* _Your goal_
Pull each line holding the word "unsqueeze" from the data.

[Stored items]
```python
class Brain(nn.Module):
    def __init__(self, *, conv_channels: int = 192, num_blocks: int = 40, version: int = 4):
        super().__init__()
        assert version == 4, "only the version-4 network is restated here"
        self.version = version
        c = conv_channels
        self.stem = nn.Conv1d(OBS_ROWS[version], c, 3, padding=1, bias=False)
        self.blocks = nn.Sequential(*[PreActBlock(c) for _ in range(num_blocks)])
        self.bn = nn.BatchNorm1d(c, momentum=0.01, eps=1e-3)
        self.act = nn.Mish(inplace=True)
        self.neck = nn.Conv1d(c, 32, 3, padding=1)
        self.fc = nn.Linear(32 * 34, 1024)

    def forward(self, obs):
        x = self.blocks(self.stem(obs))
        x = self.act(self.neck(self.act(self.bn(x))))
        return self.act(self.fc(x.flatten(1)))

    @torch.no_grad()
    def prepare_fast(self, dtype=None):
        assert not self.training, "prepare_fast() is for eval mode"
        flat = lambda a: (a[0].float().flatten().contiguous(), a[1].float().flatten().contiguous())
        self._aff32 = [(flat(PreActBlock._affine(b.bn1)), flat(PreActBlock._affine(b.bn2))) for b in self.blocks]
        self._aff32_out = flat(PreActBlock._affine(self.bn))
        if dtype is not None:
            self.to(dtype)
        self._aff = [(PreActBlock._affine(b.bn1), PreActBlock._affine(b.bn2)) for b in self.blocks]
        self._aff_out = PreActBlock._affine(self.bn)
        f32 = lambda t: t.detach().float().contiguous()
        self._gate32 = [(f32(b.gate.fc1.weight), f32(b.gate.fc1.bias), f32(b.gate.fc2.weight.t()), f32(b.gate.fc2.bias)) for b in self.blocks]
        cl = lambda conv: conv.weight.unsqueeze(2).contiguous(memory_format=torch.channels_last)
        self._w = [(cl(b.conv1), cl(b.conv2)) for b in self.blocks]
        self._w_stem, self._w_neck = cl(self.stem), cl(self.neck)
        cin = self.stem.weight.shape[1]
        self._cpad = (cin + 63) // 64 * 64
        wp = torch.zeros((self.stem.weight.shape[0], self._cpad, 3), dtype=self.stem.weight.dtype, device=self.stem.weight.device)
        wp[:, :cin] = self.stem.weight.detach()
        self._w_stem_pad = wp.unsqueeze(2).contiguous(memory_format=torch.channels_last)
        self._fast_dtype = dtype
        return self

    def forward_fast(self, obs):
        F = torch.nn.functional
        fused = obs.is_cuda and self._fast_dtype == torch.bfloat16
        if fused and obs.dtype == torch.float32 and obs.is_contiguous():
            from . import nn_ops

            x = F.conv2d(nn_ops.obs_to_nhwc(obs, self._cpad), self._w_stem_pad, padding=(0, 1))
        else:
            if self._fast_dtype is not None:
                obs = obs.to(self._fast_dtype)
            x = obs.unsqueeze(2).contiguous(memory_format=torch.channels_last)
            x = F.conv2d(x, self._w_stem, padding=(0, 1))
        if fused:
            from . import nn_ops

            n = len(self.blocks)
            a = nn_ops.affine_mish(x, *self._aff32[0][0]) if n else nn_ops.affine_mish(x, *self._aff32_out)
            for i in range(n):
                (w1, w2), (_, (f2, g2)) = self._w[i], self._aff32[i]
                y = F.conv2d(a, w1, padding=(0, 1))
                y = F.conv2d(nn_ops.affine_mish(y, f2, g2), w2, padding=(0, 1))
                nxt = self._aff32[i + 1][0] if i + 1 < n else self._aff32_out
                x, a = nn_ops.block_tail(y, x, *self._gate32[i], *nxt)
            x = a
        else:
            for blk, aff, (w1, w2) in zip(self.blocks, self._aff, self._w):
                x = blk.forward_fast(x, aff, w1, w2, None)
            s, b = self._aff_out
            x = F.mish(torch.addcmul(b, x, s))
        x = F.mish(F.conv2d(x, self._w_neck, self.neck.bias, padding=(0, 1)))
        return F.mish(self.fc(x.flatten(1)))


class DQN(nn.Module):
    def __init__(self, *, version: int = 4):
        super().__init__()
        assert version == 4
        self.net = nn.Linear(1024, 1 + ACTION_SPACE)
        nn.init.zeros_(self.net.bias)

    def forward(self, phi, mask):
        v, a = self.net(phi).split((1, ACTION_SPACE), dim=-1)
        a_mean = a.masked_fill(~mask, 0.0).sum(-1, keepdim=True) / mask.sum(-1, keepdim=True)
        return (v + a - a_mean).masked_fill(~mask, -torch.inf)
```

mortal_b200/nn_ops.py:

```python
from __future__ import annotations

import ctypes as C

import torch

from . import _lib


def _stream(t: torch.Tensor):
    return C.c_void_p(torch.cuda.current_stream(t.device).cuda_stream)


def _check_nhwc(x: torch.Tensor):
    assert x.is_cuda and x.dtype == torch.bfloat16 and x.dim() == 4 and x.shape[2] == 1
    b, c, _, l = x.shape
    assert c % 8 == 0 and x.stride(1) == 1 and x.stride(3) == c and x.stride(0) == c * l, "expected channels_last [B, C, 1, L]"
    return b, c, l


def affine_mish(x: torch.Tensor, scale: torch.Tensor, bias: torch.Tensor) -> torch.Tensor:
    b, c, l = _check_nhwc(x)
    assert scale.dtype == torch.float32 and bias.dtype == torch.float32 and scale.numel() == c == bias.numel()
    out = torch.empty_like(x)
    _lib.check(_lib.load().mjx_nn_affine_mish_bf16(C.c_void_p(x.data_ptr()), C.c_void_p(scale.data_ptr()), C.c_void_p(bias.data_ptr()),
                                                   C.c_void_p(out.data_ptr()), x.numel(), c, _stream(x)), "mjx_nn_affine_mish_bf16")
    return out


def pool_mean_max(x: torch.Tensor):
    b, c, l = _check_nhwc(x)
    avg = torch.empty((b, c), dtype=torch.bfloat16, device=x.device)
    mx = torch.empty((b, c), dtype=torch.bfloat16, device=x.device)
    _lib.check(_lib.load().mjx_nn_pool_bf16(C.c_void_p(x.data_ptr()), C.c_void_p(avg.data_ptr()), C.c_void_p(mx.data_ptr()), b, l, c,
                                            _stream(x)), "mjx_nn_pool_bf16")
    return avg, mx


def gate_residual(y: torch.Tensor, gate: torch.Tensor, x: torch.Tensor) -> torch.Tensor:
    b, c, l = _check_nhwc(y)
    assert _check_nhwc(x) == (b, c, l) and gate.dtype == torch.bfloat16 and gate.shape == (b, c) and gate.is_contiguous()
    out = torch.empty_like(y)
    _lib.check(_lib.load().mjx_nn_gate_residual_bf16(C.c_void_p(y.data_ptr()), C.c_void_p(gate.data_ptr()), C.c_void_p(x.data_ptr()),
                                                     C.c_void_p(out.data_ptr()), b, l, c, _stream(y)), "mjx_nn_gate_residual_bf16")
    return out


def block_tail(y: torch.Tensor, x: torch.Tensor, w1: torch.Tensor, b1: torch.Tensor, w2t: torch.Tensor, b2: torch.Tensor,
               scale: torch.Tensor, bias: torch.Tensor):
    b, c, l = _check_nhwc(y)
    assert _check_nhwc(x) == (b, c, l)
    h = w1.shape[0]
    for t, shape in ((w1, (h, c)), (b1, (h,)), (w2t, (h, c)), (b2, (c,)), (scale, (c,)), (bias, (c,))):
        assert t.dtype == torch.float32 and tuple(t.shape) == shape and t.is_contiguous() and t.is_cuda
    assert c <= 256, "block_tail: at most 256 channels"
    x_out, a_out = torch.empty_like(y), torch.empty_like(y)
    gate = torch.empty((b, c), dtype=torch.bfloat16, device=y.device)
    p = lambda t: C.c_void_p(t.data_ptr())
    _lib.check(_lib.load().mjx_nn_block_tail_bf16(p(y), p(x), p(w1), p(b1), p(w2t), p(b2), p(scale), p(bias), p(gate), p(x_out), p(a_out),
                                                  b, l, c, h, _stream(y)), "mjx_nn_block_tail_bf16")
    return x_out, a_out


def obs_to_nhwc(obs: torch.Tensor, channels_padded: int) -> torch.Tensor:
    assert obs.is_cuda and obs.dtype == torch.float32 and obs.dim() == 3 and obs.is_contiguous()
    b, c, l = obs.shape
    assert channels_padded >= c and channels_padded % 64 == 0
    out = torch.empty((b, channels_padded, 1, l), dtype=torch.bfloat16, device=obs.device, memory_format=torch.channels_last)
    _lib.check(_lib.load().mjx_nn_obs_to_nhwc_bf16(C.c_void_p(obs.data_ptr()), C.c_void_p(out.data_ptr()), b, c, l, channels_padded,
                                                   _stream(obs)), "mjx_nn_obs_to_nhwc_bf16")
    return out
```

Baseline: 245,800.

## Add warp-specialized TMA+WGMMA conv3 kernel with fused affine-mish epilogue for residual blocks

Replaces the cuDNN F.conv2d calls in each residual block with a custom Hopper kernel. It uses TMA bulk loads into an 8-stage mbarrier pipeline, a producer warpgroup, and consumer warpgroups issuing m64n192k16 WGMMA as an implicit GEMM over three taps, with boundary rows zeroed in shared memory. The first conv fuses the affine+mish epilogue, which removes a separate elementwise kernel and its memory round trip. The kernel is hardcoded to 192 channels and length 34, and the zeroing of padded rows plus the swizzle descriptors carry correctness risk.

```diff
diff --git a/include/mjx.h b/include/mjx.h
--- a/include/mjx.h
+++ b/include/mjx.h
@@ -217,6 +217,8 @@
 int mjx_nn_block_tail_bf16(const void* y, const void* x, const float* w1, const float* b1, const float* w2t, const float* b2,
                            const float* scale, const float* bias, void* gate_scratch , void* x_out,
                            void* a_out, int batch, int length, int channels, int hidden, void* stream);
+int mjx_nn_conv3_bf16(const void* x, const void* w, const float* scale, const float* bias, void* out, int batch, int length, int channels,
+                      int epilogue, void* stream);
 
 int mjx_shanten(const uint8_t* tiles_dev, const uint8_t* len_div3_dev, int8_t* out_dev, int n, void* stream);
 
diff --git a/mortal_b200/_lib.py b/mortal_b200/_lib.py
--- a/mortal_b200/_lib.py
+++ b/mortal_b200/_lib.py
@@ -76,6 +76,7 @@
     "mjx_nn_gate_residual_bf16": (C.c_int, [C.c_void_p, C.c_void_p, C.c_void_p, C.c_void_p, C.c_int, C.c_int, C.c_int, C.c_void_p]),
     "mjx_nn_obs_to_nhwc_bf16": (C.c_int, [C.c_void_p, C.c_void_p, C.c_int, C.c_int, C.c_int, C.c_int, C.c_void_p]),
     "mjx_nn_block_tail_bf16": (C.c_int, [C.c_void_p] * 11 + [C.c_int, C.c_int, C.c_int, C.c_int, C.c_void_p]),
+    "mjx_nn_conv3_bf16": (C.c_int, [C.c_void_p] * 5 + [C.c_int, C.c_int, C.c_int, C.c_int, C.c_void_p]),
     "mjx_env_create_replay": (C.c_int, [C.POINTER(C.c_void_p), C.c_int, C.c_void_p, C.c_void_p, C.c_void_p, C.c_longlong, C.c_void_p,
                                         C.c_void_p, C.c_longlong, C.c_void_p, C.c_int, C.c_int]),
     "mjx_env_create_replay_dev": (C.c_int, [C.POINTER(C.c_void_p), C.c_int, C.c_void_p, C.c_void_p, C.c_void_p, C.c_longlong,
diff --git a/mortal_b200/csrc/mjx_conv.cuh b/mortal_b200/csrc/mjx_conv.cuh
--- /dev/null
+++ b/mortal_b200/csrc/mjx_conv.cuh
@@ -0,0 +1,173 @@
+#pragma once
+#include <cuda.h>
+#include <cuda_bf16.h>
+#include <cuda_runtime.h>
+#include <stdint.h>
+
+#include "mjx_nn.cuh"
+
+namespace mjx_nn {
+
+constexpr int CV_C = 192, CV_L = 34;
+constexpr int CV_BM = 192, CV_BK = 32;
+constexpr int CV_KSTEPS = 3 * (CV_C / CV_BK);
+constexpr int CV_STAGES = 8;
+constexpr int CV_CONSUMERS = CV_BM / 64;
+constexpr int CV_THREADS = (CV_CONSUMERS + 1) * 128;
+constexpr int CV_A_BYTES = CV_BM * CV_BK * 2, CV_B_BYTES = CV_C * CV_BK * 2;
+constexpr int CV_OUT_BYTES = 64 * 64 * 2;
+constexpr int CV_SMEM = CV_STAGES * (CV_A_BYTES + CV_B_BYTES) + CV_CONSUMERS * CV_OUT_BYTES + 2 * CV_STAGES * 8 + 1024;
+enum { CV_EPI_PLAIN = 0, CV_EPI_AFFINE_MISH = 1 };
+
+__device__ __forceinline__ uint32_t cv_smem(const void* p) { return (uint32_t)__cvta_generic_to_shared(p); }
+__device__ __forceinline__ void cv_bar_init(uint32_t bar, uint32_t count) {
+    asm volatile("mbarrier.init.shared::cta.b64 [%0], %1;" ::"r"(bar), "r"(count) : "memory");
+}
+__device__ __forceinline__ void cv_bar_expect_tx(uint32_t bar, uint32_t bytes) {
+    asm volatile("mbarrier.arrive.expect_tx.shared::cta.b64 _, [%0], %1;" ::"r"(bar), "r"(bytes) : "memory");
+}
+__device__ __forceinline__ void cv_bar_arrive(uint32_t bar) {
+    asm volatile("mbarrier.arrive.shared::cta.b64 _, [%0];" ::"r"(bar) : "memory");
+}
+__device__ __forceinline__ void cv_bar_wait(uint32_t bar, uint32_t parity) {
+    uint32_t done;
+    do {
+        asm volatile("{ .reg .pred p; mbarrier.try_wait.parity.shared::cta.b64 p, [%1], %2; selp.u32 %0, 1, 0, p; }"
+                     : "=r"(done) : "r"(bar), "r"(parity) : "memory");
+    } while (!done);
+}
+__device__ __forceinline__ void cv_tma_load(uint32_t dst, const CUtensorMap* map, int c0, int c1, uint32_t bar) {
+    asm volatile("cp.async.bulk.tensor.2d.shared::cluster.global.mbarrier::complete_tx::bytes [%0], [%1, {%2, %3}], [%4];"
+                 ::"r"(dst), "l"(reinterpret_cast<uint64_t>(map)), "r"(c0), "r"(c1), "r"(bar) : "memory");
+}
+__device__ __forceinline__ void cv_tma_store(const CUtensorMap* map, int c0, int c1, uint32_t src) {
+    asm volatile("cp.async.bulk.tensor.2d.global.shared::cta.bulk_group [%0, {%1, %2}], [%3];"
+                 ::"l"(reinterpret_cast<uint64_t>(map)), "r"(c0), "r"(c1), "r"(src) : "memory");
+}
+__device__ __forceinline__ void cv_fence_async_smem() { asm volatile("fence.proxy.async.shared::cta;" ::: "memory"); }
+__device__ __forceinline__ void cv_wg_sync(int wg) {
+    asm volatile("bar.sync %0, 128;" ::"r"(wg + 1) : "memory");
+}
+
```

* _Task answer_
        cl = lambda conv: conv.weight.unsqueeze(2).contiguous(memory_format=torch.channels_last)
        self._w_stem_pad = wp.unsqueeze(2).contiguous(memory_format=torch.channels_last)
            x = obs.unsqueeze(2).contiguous(memory_format=torch.channels_last)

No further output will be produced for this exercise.